Avita Medical has developed a drug platform it calls Recell, which extracts certain regenerative cells from a patient’s skin and then applies it in spray-on form to damaged skin. This spray can be used alone or in conjunction with skin grafts.
The idea is to reduce or eliminate the use of skin from donors. In critical wound situations, this can be a crucial time-saver. And it also lessens the chance of complications that could arise when a skin transplant from a donor is rejected by the patient’s immune system.
In September 2018, the FDA approved the use of this Recell platform to treat specific types of burns.
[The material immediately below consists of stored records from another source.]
static rq_status ws_prepare(const rq_index *idx, Workspace &ws, const QueryParams &qp) {
    const uint32_t nprobe = std::min(qp.probe, idx->k);
    const uint64_t nq = qp.nq, npairs = nq * nprobe;
    if (!ws.stream) HIPC(hipStreamCreateWithFlags(&ws.stream, hipStreamNonBlocking));
    if (!ws.h_totals) HIPC(hipHostMalloc((void **)&ws.h_totals, 16 * sizeof(unsigned long long)));
    RQC(ws.qpad.ensure(nq * idx->dim));
    RQC(ws.y.ensure(nq * idx->dim));
    if (!qp.ext_lists) RQC(ws.dist.ensure(nq * idx->k));
    RQC(ws.probe_dist.ensure(npairs));
    RQC(ws.probe_cluster.ensure(npairs));
// ... 418 lines not shown
        a.dbg = (uint32_t)g_scan_dbg.load();
        const uint32_t stage_tile = use_mfma ? scan_mfma_tile(W, arena_stage, additive) : tile;
        a.tiles_per_group = ceil_div(std::min<uint64_t>(idx->max_list_len, sg.s_hi), stage_tile);
        sp.tile_table = nullptr;
        const uint64_t grid_blocks = (uint64_t)k * a.tiles_per_group, real_tiles = idx->n / stage_tile + k;
        const int tt_opt = g_scan_tile_table.load();
        if (cluster_major && scan_is_fused(W) && sg.s_hi >= idx->max_list_len &&
            (tt_opt == 2 || (tt_opt == 1 && grid_blocks > 4 * real_tiles))) {
            uint32_t count = 0;
            sp.tile_table = get_tile_table(idx, stage_tile, &count);
            if (sp.tile_table) a.use_table = 1u, a.ngroups = count, a.tiles_per_group = 1u;
        }
        uint32_t dense_cells = 0;
        if (rq_large_batch(nq) && !use_mfma && scan_is_fused(W) && g_dense_dir.load() && sg.s_hi != 0xFFFFFFFFu &&
            !(qp.seg_final && span > qp.cap)) {
            const uint64_t cells = (uint64_t)((sg.s_hi - 1) >> 6) - (sg.s_lo >> 6) + 2ull * slot_hi + 2;
            if (cells <= qp.cap) dense_cells = (uint32_t)cells;
        }
        a.dense_dir = dense_cells ? 1u : 0u;
        QSeg seg = useg;
        bool runs_in_tmp = false;
        if (arena_stage) {
            uint64_t want = std::max<uint64_t>(idx->arena_hint.load(), (uint64_t)nq * qp.cap / 2);
            unsigned long long total_slots = 0;
            uint32_t arena_rsub = 0;
            bool arena_retried = false;
            ws.arena_failed = true;
#ifdef RQ_DEV_ABLATIONS
            if (g_seg_opt.load() == 3) {
                DevBuf<SurvRec> never;
                RQC(never.alloc(1ull << 46));
                return fail(RQ_ERR_OOM, "survivor arena: injected failure (developer hook survivor_segments = 3)");
            }
#endif
            for (int attempt = 0;; ++attempt) {
                want = std::min<uint64_t>(want, 0xFFFF0000ull);
                RQC(ws.arena_recs.ensure(want));
                RQC(ws.arena_runs.ensure(want));
                RQC(ws.arena_cur.ensure(RQ_ARENA_SHARDS + 4));
                RQC(ws.arena_fail.ensure(RQ_ARENA_SHARDS));
                HIPC(hipMemsetAsync(ws.arena_cur.p, 0, (RQ_ARENA_SHARDS + 4) * 8, st));
                HIPC(hipMemsetAsync(ws.arena_fail.p, 0xFF, RQ_ARENA_SHARDS * 4, st));
                ScanExtra hx{};
                RQC(ws.arena_places.ensure(want));
                hx.arena_places = ws.arena_places.p, hx.reserved = nullptr;
                hx.arena_recs = ws.arena_recs.p, hx.arena_runs = reinterpret_cast<uint4 *>(ws.arena_runs.p), hx.arena_cur = ws.arena_cur.p;
                hx.arena_fail = ws.arena_fail.p;
                {
                    const uint64_t have = std::min<uint64_t>(ws.arena_recs.count, ws.arena_runs.count);
                    hx.arena_sub = hx.arena_rsub = (uint32_t)(have * 7 / 8 / RQ_ARENA_SHARDS);
                    hx.arena_common = (uint32_t)std::min<uint64_t>(have - (uint64_t)hx.arena_sub * RQ_ARENA_SHARDS, 0xFFFFFF00ull);
                }
                arena_rsub = hx.arena_rsub;
                RQC(ws.scan_extra.ensure(1));
                HIPC(hipMemcpyAsync(ws.scan_extra.p, &hx, sizeof hx, hipMemcpyHostToDevice, st));
                a.x = ws.scan_extra.p;
                a.dense_dir = 0u;
                pf.begin(use_mfma ? PF_SCAN_MATRIX : PF_SCAN);
                if (use_mfma) launch_scan_mfma(sp, a, W, st, additive);
                else launch_scan(sp, a, W, st);
                pf.end();
                pf.begin(PF_GROUP);
                seg_exact_kernel<<<ceil_div(nq, 256), 256, 0, st>>>(ws.surv_cnt.p, nq, 64u, ws.q_cap.p);
                seg_scan_kernel<<<1, 1024, 0, st>>>(ws.q_cap.p, nq, ws.q_base.p, ws.arena_cur.p + RQ_ARENA_SHARDS + 1);
                unsigned long long tail[2] = {0, 0};
                HIPC(hipMemcpyAsync(tail, ws.arena_cur.p + RQ_ARENA_SHARDS, 16, hipMemcpyDeviceToHost, st));
                HIPC(hipStreamSynchronize(st));
                total_slots = tail[1];
                if (!(uint32_t)tail[0]) break;
                pf.end();
                if (attempt >= 6 || want >= 0xFFFF0000ull) return fail(RQ_ERR_OOM, "survivor arena kept overflowing");
                const uint64_t nblocks = a.use_table ? a.ngroups : (uint64_t)a.ngroups * a.tiles_per_group;
                HIPC(hipMemsetAsync(ws.surv_cnt.p, 0, (size_t)nq * sizeof(unsigned long long), st));
                want = std::max<uint64_t>(want * 2, 1u << 20);
                if (nblocks < RQ_ARENA_SHARDS) want = std::max<uint64_t>(want, 8 * total_slots + (1u << 16)), arena_retried = true;
                else want = std::max<uint64_t>(want, total_slots + total_slots / 4);
            }
            ws.arena_failed = false;
            {
                uint64_t cur = idx->arena_hint.load();
                const uint64_t learnt = std::max<uint64_t>(total_slots + total_slots * 3 / 5, arena_retried ? std::min<uint64_t>(want, 0xFFFF0000ull) : 0ull);
                while (cur < learnt && !const_cast<rq_index *>(idx)->arena_hint.compare_exchange_weak(cur, learnt)) {}
            }
            if (total_slots > ws.surv.count || total_slots > ws.runs.count || total_slots > ws.runs_tmp.count) {
                const uint64_t grow = total_slots + total_slots / 8;
                RQC(ws.surv.ensure(grow));
                RQC(ws.runs.ensure(grow));
                RQC(ws.runs_tmp.ensure(grow));
            }
            sp.surv = ws.surv.p, sp.runs = ws.runs.p;
            arena_scatter_kernel<<<dim3(RQ_ARENA_SHARDS + RQ_ARENA_COMMON_BLOCKS, 2), 256, 0, st>>>(ws.arena_recs.p, reinterpret_cast<const uint4 *>(ws.arena_runs.p), ws.arena_cur.p,
                                                                              ws.arena_fail.p, arena_rsub, ws.q_base.p, ws.arena_places.p, ws.surv.p, ws.runs_tmp.p);
            runs_in_tmp = true;
            pf.end();
            seg = QSeg{ws.q_base.p, ws.q_cap.p, qp.cap};
            ws.pend_seg_slots = std::max<uint64_t>(ws.pend_seg_slots, total_slots);
        }
        if (dense_cells) {
            pf.begin(PF_SORT);
            clear_dir_kernel<<<ceil_div((uint64_t)nq * dense_cells, 256), 256, 0, st>>>(ws.runs.p, nq, seg, dense_cells);
            pf.end();
        }
        if (!arena_stage) {
            pf.begin(use_mfma ? PF_SCAN_MATRIX : PF_SCAN);
            if (use_mfma) launch_scan_mfma(sp, a, W, st, additive);
            else launch_scan(sp, a, W, st);
            pf.end();
        }
        if (use_mfma) ws.pend_matrix_stages++;
        if (prof_acc && additive) prof_acc->matrix_additive_launches++;
        if (prof_acc) prof_acc->scan_launches++;
        if (prof_acc && use_mfma) {
            prof_acc->matrix_launches++;
            ws.pend_matrix_ranges.push_back({sg.s_lo, sg.s_hi});
        }
        if (!rq_large_batch(nq) && qp.cap <= 4 * RQ_DEFAULT_CAP) {
            pf.begin(PF_RERANK);
            const uint32_t fin_threads = nq <= 16 ? 1024u : 256u;
            const uint32_t presorted = qp.cap > RQ_DEFAULT_CAP && nprobe <= 1024 ? 1u : 0u;
            if (presorted) {
                sort_runs_kernel<<<nq, 64, 0, st>>>(ws.runs.p, ws.surv_cnt.p, seg, ws.big_list.p, ws.big_list.p + nq, RQ_SORT_LDS_RECS, nullptr);
                sort_runs_mid_kernel<<<std::min(nq, 256u), 256, RQ_SORT_MID_LDS_WORDS * 8, st>>>(ws.runs.p, ws.use_runs_tmp ? ws.runs_tmp.p : nullptr, ws.surv_cnt.p,
                                                                                              seg, ws.big_list.p, ws.big_list.p + nq, nprobe, 0u,
                                                                                              RQ_SORT_MID_LDS_WORDS);
            }
            if (sb_fused_finish) {
                uint32_t flags = presorted;
                if (nq <= 32) {
                    accurate_kernel<<<dim3(std::max(1u, std::min(16u, 256u / nq)), nq), 256, (size_t)dim * sizeof(float), st>>>(
                        ws.surv.p, ws.surv_cnt.p, seg, idx->view(), qpad, dim, nullptr, probe_cluster, nprobe);
                    flags |= 2u;
                }
                const uint32_t presorted = flags;
                if (topk < 64)
                    sb_finish_kernel<true><<<nq, fin_threads, (size_t)dim * sizeof(float) + (2 * RQ_SBF_RUNS + RQ_SBF_RECS) * 16, st>>>(
                        ws.surv.p, ws.runs.p, ws.surv_cnt.p, seg, idx->view(), qpad, dim, topk, rs, probe_cluster, nprobe, presorted,
                        idx->map_ids.p, d_out_dist, d_out_id, d_out_n, ws.rough_cnt.p, ws.totals.p);
                else
                    sb_finish_kernel<false><<<nq, fin_threads, (size_t)dim * sizeof(float) + (2 * RQ_SBF_RUNS + RQ_SBF_RECS) * 16, st>>>(
                        ws.surv.p, ws.runs.p, ws.surv_cnt.p, seg, idx->view(), qpad, dim, topk, rs, probe_cluster, nprobe, presorted,
                        idx->map_ids.p, d_out_dist, d_out_id, d_out_n, ws.rough_cnt.p, ws.totals.p);
                sb_results_done = true;
            } else if (qp.heuristic)
                stage_finish_kernel<true><<<nq, fin_threads, (size_t)dim * sizeof(float), st>>>(ws.surv.p, ws.runs.p, ws.surv_cnt.p, seg, idx->view(),
                                                              qpad, dim, topk, rs, probe_cluster, nprobe, presorted);
            else
                stage_finish_kernel<false><<<nq, fin_threads, (size_t)dim * sizeof(float), st>>>(ws.surv.p, ws.runs.p, ws.surv_cnt.p, seg, idx->view(),
                                                               qpad, dim, topk, rs, probe_cluster, nprobe, presorted);
            pf.end();
        } else {
            pf.begin(PF_RERANK);
            const uint32_t gx = std::max(1u, std::min(16u, 4096u / std::max(nq, 1u)));
            if (idx->base_q8.p && (stage_no > 0 || qp.thr_init) && !(g_scan_dbg & 512))
                accurate_filtered8_kernel<<<dim3(gx, nq), 256, (size_t)dim * sizeof(float) + (nprobe <= RQ_ACC8_LDS_PROBES ? (size_t)nprobe * 16 : 0), st>>>(
                    ws.surv.p, ws.surv_cnt.p, seg, idx->base.p, idx->base_q8.p, idx->list_q8.p, qpad, dim, rerank_order, ws.thr.p,
                    probe_cluster, nprobe, ws.nshadow.p, k);
            else if (idx->base_h.p && (stage_no > 0 || qp.thr_init) && !(g_scan_dbg & 512))
                accurate_filtered_kernel<<<dim3(gx, nq), 256, (size_t)dim * sizeof(float), st>>>(
                    ws.surv.p, ws.surv_cnt.p, seg, idx->base.p, idx->base_h.p, qpad, dim, rerank_order, ws.thr.p,
                    ws.nshadow.p);
            else if (idx->split_rows && (stage_no > 0 || qp.thr_init) && !(g_scan_dbg & 512))
                accurate_split_kernel<<<dim3(gx, nq), 256, (size_t)dim * sizeof(float) + (nprobe <= RQ_ACC8_LDS_PROBES ? (size_t)nprobe * 16 : 0), st>>>(
                    ws.surv.p, ws.surv_cnt.p, seg, idx->view(), qpad, dim, rerank_order, ws.thr.p, probe_cluster, nprobe, ws.nshadow.p);
            else
                accurate_kernel<<<dim3(gx, nq), 256, (size_t)dim * sizeof(float), st>>>(ws.surv.p, ws.surv_cnt.p, seg, idx->view(), qpad, dim,
                                                                                        rerank_order, probe_cluster, nprobe);
            pf.end();
            if (!dense_cells) {
                pf.begin(PF_SORT);
                sort_runs_kernel<<<nq, 64, 0, st>>>(ws.runs.p, ws.surv_cnt.p, seg, ws.big_list.p, ws.big_list.p + nq, 512u,
                                                    runs_in_tmp ? ws.runs_tmp.p : nullptr);
                sort_runs_mid_kernel<<<mid_blocks, 256, RQ_SORT_MID_LDS_WORDS * 8, st>>>(ws.runs.p, (ws.use_runs_tmp || runs_in_tmp) ? ws.runs_tmp.p : nullptr,
                                                                                      ws.surv_cnt.p, seg, ws.big_list.p, ws.big_list.p + nq, nprobe,
                                                                                      runs_in_tmp ? 1u : 0u, RQ_SORT_MID_LDS_WORDS);
                pf.end();
            }
            pf.begin(PF_REPLAY);
            if (qp.heuristic)
                replay_kernel<true><<<nq, 64, 16, st>>>(ws.surv.p, ws.runs.p, ws.surv_cnt.p, seg, topk, rs, dense_cells);
            else if (topk < 64)
                replay_kernel<false, true><<<nq, 64, 16, st>>>(ws.surv.p, ws.runs.p, ws.surv_cnt.p, seg, topk, rs, dense_cells);
            else
                replay_kernel<false><<<nq, 64, (size_t)topk * 8, st>>>(ws.surv.p, ws.runs.p, ws.surv_cnt.p, seg, topk, rs, dense_cells);
            pf.end();
        }
    }

    pf.begin(PF_REPLAY);
    if (sb_results_done) {
    } else {
    if (qp.heuristic) {
        sort_survivors_kernel<<<nq, 256, 0, st>>>(ws.arr.p, ws.arr_len.p, qp.hcap);
        finalize_heuristic_kernel<<<ceil_div((uint64_t)nq * topk, 256), 256, 0, st>>>(rs, nq, topk, d_row_map, idx->map_ids.p,
                                                                                       d_out_dist, d_out_id, d_out_n);
    } else {
        finalize_heap_kernel<<<ceil_div((uint64_t)nq * topk, 256), 256, 0, st>>>(rs, nq, topk, d_row_map, idx->map_ids.p, d_out_dist,
                                                                                  d_out_id, d_out_n);
    }
    metrics_sum_kernel<<<std::min(256u, ceil_div(nq, 256)), 256, 0, st>>>(
        ws.rough_cnt.p, ws.precise.p, ws.need.p, qp.heuristic ? ws.arr_len.p : nullptr, ws.nsurv.p, ws.nshadow.p, nq, ws.ovf.p, qp.hcap,
        ws.totals.p);
    }
    pf.end();
    if (pf.on) (void)hipEventRecord(pf.spans[total_span].b, st);
    HIPC(hipMemcpyAsync(ws.h_totals, ws.totals.p, 7 * sizeof(unsigned long long), hipMemcpyDeviceToHost, st));
    ws.h_totals[7] = 0, ws.h_totals[8] = 0, ws.h_totals[9] = 0, ws.h_totals[10] = 0;
    if (ws.pend_prefiltered) HIPC(hipMemcpyAsync(ws.h_totals + 10, ws.totals.p + 12, 8, hipMemcpyDeviceToHost, st));
    if (ws.pend_matrix_stages) {
        stat_fold_kernel<<<1, 64, 0, st>>>(ws.stat.p, ws.stat.p + 200);
        HIPC(hipMemcpyAsync(ws.h_totals + 8, ws.stat.p + 200, 16, hipMemcpyDeviceToHost, st));
    }
    if (rq_large_batch(nq))
        HIPC(hipMemcpyAsync(ws.h_totals + 7, ws.big_list.p + nq + 2, 4, hipMemcpyDeviceToHost, st));
    ws.pend_total_span = total_span;
    ws.pend_nq = nq;
    ws.pend_cap = qp.cap;
    if (defer) return RQ_OK;
    return finish_pass(idx, ws, res, prof_acc);
}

Earlier this month, the FDA approved the expanded use of the Recell technology platform to treat what are known as “full thickness skin defects.” These include trauma wounds, chronic wounds, some surgical wounds, and some chronic skin conditions.
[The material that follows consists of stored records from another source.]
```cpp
void launch_moe_gate_topk(int* eidx, float* escale, const void* logits,
                          int n_e, int k, hipStream_t stream) {
  hipLaunchKernelGGL(moe_gate_topk_kernel, dim3(1), dim3(64), 0, stream,
                     eidx, escale, (const bf16*)logits, n_e, k);
}

void launch_embed(void* out, const void* wte, const int* token, int n_embd,
                  float scale, hipStream_t stream) {
  int blocks = (n_embd / 8 + 255) / 256;
  hipLaunchKernelGGL(embed_kernel, dim3(blocks > 0 ? blocks : 1), dim3(256),
                     0, stream, (bf16*)out, (const bf16*)wte, token, n_embd,
                     scale);
}

void launch_rope_kv_append(void* qkv, void* kpool, void* vpool,
                           const float* cos_t, const float* sin_t,
                           const int* pos, const int* slot, int layer,
                           int n_layers_pool, int n_kv_heads, int max_seq,
                           int head_size, int rope_n_elem, int qpk,
                           hipStream_t stream) {
  hipLaunchKernelGGL(rope_kv_append_kernel, dim3(n_kv_heads), dim3(256), 0,
                     stream, (bf16*)qkv, (bf16*)kpool, (bf16*)vpool, cos_t,
                     sin_t, pos, slot, layer, n_layers_pool, n_kv_heads,
                     max_seq, head_size, rope_n_elem, qpk);
}

template <int QPK, int HS>
static void attn_dispatch2(void* out, float* part_o, float* part_ml,
                           const void* qkv, void* kpool, void* vpool,
                           float* kscale, float* vscale,
                           const float* cos_t, const float* sin_t,
                           int rope_ne, const int* pos, const int* slot,
                           int layer, int n_layers_pool, int n_kv_heads,
                           int max_seq, int n_chunks, float scale,
                           int n_batch, int blocks, int force_split,
                           hipStream_t stream) {
  const int kv8 = kscale != nullptr;
  static int force_splits = -1;
  if (force_splits < 0) {
    const char* e = getenv("MDI_ATTN_FORCE_SPLITS");
    force_splits = (e && e[0] == '1') ? 1 : 0;
  }
  if (max_seq <= ATTN_BLOCK_MAX_SEQ && !force_splits && !force_split) {
    const int nb = (n_batch > 0 ? n_batch : 1) * n_kv_heads;
#define ATTN_BLK(BATCHV, KV8V, NBATCH)                                      \
    hipLaunchKernelGGL((attn_decode_block_kernel<QPK, HS, BATCHV, KV8V>),   \
                       dim3(nb), dim3(256), 0, stream, (bf16*)out,          \
                       (const bf16*)qkv, kpool, vpool, kscale, vscale,      \
                       cos_t, sin_t, rope_ne, pos, slot, layer,             \
                       n_layers_pool, n_kv_heads, max_seq, scale, NBATCH)
    if (n_batch > 0) {
      if (kv8) ATTN_BLK(1, 1, n_batch);
      else ATTN_BLK(1, 0, n_batch);
    } else {
      if (kv8) ATTN_BLK(0, 1, 1);
      else ATTN_BLK(0, 0, 1);
    }
#undef ATTN_BLK
    return;
  }
#define ATTN_SPL(BATCHV, KV8V, NBATCH)                                      \
  hipLaunchKernelGGL((attn_decode_kernel<QPK, HS, BATCHV, KV8V>),           \
                     dim3(blocks), dim3(256), 0, stream, part_o, part_ml,   \
                     (const bf16*)qkv, kpool, vpool, kscale, vscale, cos_t, \
                     sin_t, rope_ne, pos, slot, layer, n_layers_pool,       \
                     n_kv_heads, max_seq, n_chunks, scale, NBATCH)
  if (n_batch > 0) {
    if (kv8) ATTN_SPL(1, 1, n_batch);
    else ATTN_SPL(1, 0, n_batch);
  } else {
    if (kv8) ATTN_SPL(0, 1, 1);
    else ATTN_SPL(0, 0, 1);
  }
#undef ATTN_SPL
}

template <int QPK>
static int attn_dispatch1(int head_size, void* out, float* part_o,
                          float* part_ml, const void* qkv, void* kpool,
                          void* vpool, float* kscale, float* vscale,
                          const float* cos_t,
                          const float* sin_t, int rope_ne, const int* pos,
                          const int* slot, int layer, int n_layers_pool,
                          int n_kv_heads, int max_seq, int n_chunks,
                          float scale, int n_batch, int blocks,
                          int force_split, hipStream_t stream) {
#define CASE_HS(H)                                                          \
  if (head_size == H) {                                                     \
    if constexpr (QPK * H >= 64) {                                          \
      attn_dispatch2<QPK, H>(out, part_o, part_ml, qkv, kpool, vpool,       \
                             kscale, vscale, cos_t, sin_t, rope_ne, pos,    \
                             slot, layer, n_layers_pool, n_kv_heads,        \
                             max_seq, n_chunks, scale, n_batch, blocks,     \
                             force_split, stream);                          \
      return 0;                                                             \
    }                                                                       \
  }
  CASE_HS(64)
  CASE_HS(128)
  CASE_HS(256)
#undef CASE_HS
  return -1;
}

int launch_attn_decode(void* out, float* part_o, float* part_ml,
                       const void* qkv, void* kpool, void* vpool,
                       float* kscale, float* vscale,
                       const float* cos_t, const float* sin_t, int rope_ne,
                       const int* pos, const int* slot, int layer,
                       int n_layers_pool, int n_kv_heads, int max_seq,
                       int head_size, int qpk, int n_chunks, float scale,
                       int n_batch, int force_split, hipStream_t stream) {
  const int n_wg = n_kv_heads * n_chunks * (n_batch > 0 ? n_batch : 1);
  const int blocks = (n_wg + ATTN_WAVES - 1) / ATTN_WAVES;
  int rc = -1;
  switch (qpk) {
    case 1:
      rc = attn_dispatch1<1>(
          head_size, out, part_o, part_ml, qkv, kpool, vpool, kscale,
          vscale, cos_t, sin_t,
          rope_ne, pos, slot, layer, n_layers_pool, n_kv_heads, max_seq,
          n_chunks, scale, n_batch, blocks, force_split, stream);
      break;
    case 2:
      rc = attn_dispatch1<2>(
          head_size, out, part_o, part_ml, qkv, kpool, vpool, kscale,
          vscale, cos_t, sin_t,
          rope_ne, pos, slot, layer, n_layers_pool, n_kv_heads, max_seq,
          n_chunks, scale, n_batch, blocks, force_split, stream);
      break;
    case 4:
      rc = attn_dispatch1<4>(
          head_size, out, part_o, part_ml, qkv, kpool, vpool, kscale,
          vscale, cos_t, sin_t,
          rope_ne, pos, slot, layer, n_layers_pool, n_kv_heads, max_seq,
          n_chunks, scale, n_batch, blocks, force_split, stream);
      break;
    case 8:
      rc = attn_dispatch1<8>(
// ... 128 lines not shown
```

Baseline: 289.4 tokens/s.

## Widen non-batched attention block, prefetch first KV tile, vectorize RoPE

The non-batched single-block decode attention kernel now picks its wave count at compile time from LDS and register budgets, so it can run more than the fixed ATTN_WAVES. For bf16 KV, each wave loads its first K tile (and its V rows when ODIM is 8) into registers before the RoPE and cache-write phase. This hides cache-read latency behind that setup work. RoPE for Q and the current K is vectorized to 8-element loads. The costs are higher register pressure and more code paths.

```diff
diff --git a/mdi_llm_amd/ops/hip/decode_kernels.hip b/mdi_llm_amd/ops/hip/decode_kernels.hip
--- a/mdi_llm_amd/ops/hip/decode_kernels.hip
+++ b/mdi_llm_amd/ops/hip/decode_kernels.hip
@@ -1145,8 +1145,19 @@
   return x * c + b2f(row[d - half]) * s;
 }
 
-template <int QPK, int HS, int BATCH, int KV8>
-__global__ void attn_decode_block_kernel(
+template <int QPK, int HS, int KV8>
+constexpr int attn_block_waves() {
+  constexpr int ODIM = QPK * HS / 64;
+  constexpr int w_lds =
+      16 * QPK * HS * 4 <= 65536 ? 16 : 8 * QPK * HS * 4 <= 65536 ? 8 : 4;
+  constexpr int w_reg = (ODIM <= 8 ? 16 : ODIM <= 16 ? 8 : 4) / (KV8 ? 2 : 1);
+  constexpr int w = w_lds < w_reg ? w_lds : w_reg;
+  return w < 4 ? 4 : w;
+}
+
+template <int QPK, int HS, int BATCH, int KV8, int W>
+__global__ void __launch_bounds__(BATCH ? 1024 : W * 64)
+attn_decode_block_kernel(
     bf16* __restrict__ out,
     const bf16* __restrict__ qkv,
     void* __restrict__ kpool_v, void* __restrict__ vpool_v,
@@ -1159,13 +1170,16 @@
   kvt* kpool = reinterpret_cast<kvt*>(kpool_v);
   kvt* vpool = reinterpret_cast<kvt*>(vpool_v);
   constexpr int head_size = HS;
+  constexpr int NT = W * 64;
   static_assert(HS % 32 == 0 && HS * QPK >= 64, "unsupported attn geometry");
   constexpr int ODIM = HS * QPK / 64;
+  constexpr bool EARLY_K = !KV8 && !BATCH;
+  constexpr bool EARLY_V = !KV8 && !BATCH && ODIM == 8;
 
   __shared__ __attribute__((aligned(16))) bf16 q_lds[16 * HS];
   __shared__ __attribute__((aligned(16))) bf16 k_cur[HS];
-  __shared__ float o_part[ATTN_WAVES][QPK][HS];
-  __shared__ float ml_part[ATTN_WAVES][QPK][2];
+  __shared__ float o_part[W][QPK][HS];
+  __shared__ float ml_part[W][QPK][2];
   __shared__ unsigned kvmax[2];
 
   const int wave = threadIdx.x >> 6;
@@ -1177,6 +1191,7 @@
   const int S = pos_p[b] + 1;
   const int pos = S - 1;
   const int slot = slot_p[b];
+  const int n_tiles = (S + 15) / 16;
   const int n_head_all = n_kv_heads * QPK;
   if (BATCH) {
     const int qkv_dim = n_kv_heads * (QPK + 2) * head_size;
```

Avita Medical said in its announcement that this expanded use will increase the market opportunity for the Recell platform technology five-fold over its current allowed use. The company said it intends to start marketing for these expanded uses on July 1.
“In anticipation of the expanded indication, we more than doubled our field sales organization in the first few months of the year,” said Jim Corbett, AVITA Medical’s chief executive. “Our sales team is now ready, trained, and fully prepared for the commercial launch.”
Shareholders jumped at this news, sending shares up more than 12% on June 8 and then another 4% on June 9.
For Avita Medical, this represents a significant breakthrough in the world’s largest market for skin-defect therapies. It follows FDA approval last year of supplemental technology aimed at making the regenerative skin cell-harvesting device more user-friendly.
This relatively rapid series of FDA approvals also represents a payoff for the company’s strategic decision four years ago to pursue a complex series of maneuvers to realign the company’s corporate structure to make it more compatible with regulatory and market structures in the United States, a process known as redomiciliation. The company had previously relocated its headquarters to Valencia from Melbourne, Australia, where it was originally founded in 1992. But it still had its primary stock market listing on the Australian Securities Exchange and had to keep two sets of financial books: one for its United States operations and the other for Australia. The redomiciliation to the United States was estimated to save at least $400,000 a year in professional service expenses.
As part of the process, the company’s stock had to undergo a reverse split, whereby shareholders of AVITA Medical that had traded on the Australian Securities Exchange received one share of common stock in the new United States company as traded on the Nasdaq exchange for every 100 shares held in AVITA Medical.
Separately, in 2018, the company acquired the lease for a 23,000-square-foot manufacturing facility in Ventura that has since become its main production plant.
While the United States is Avita Medical’s largest market, the company also has won the right to market – and is selling – its skin treatment products in its native Australia, as well as Europe and Japan.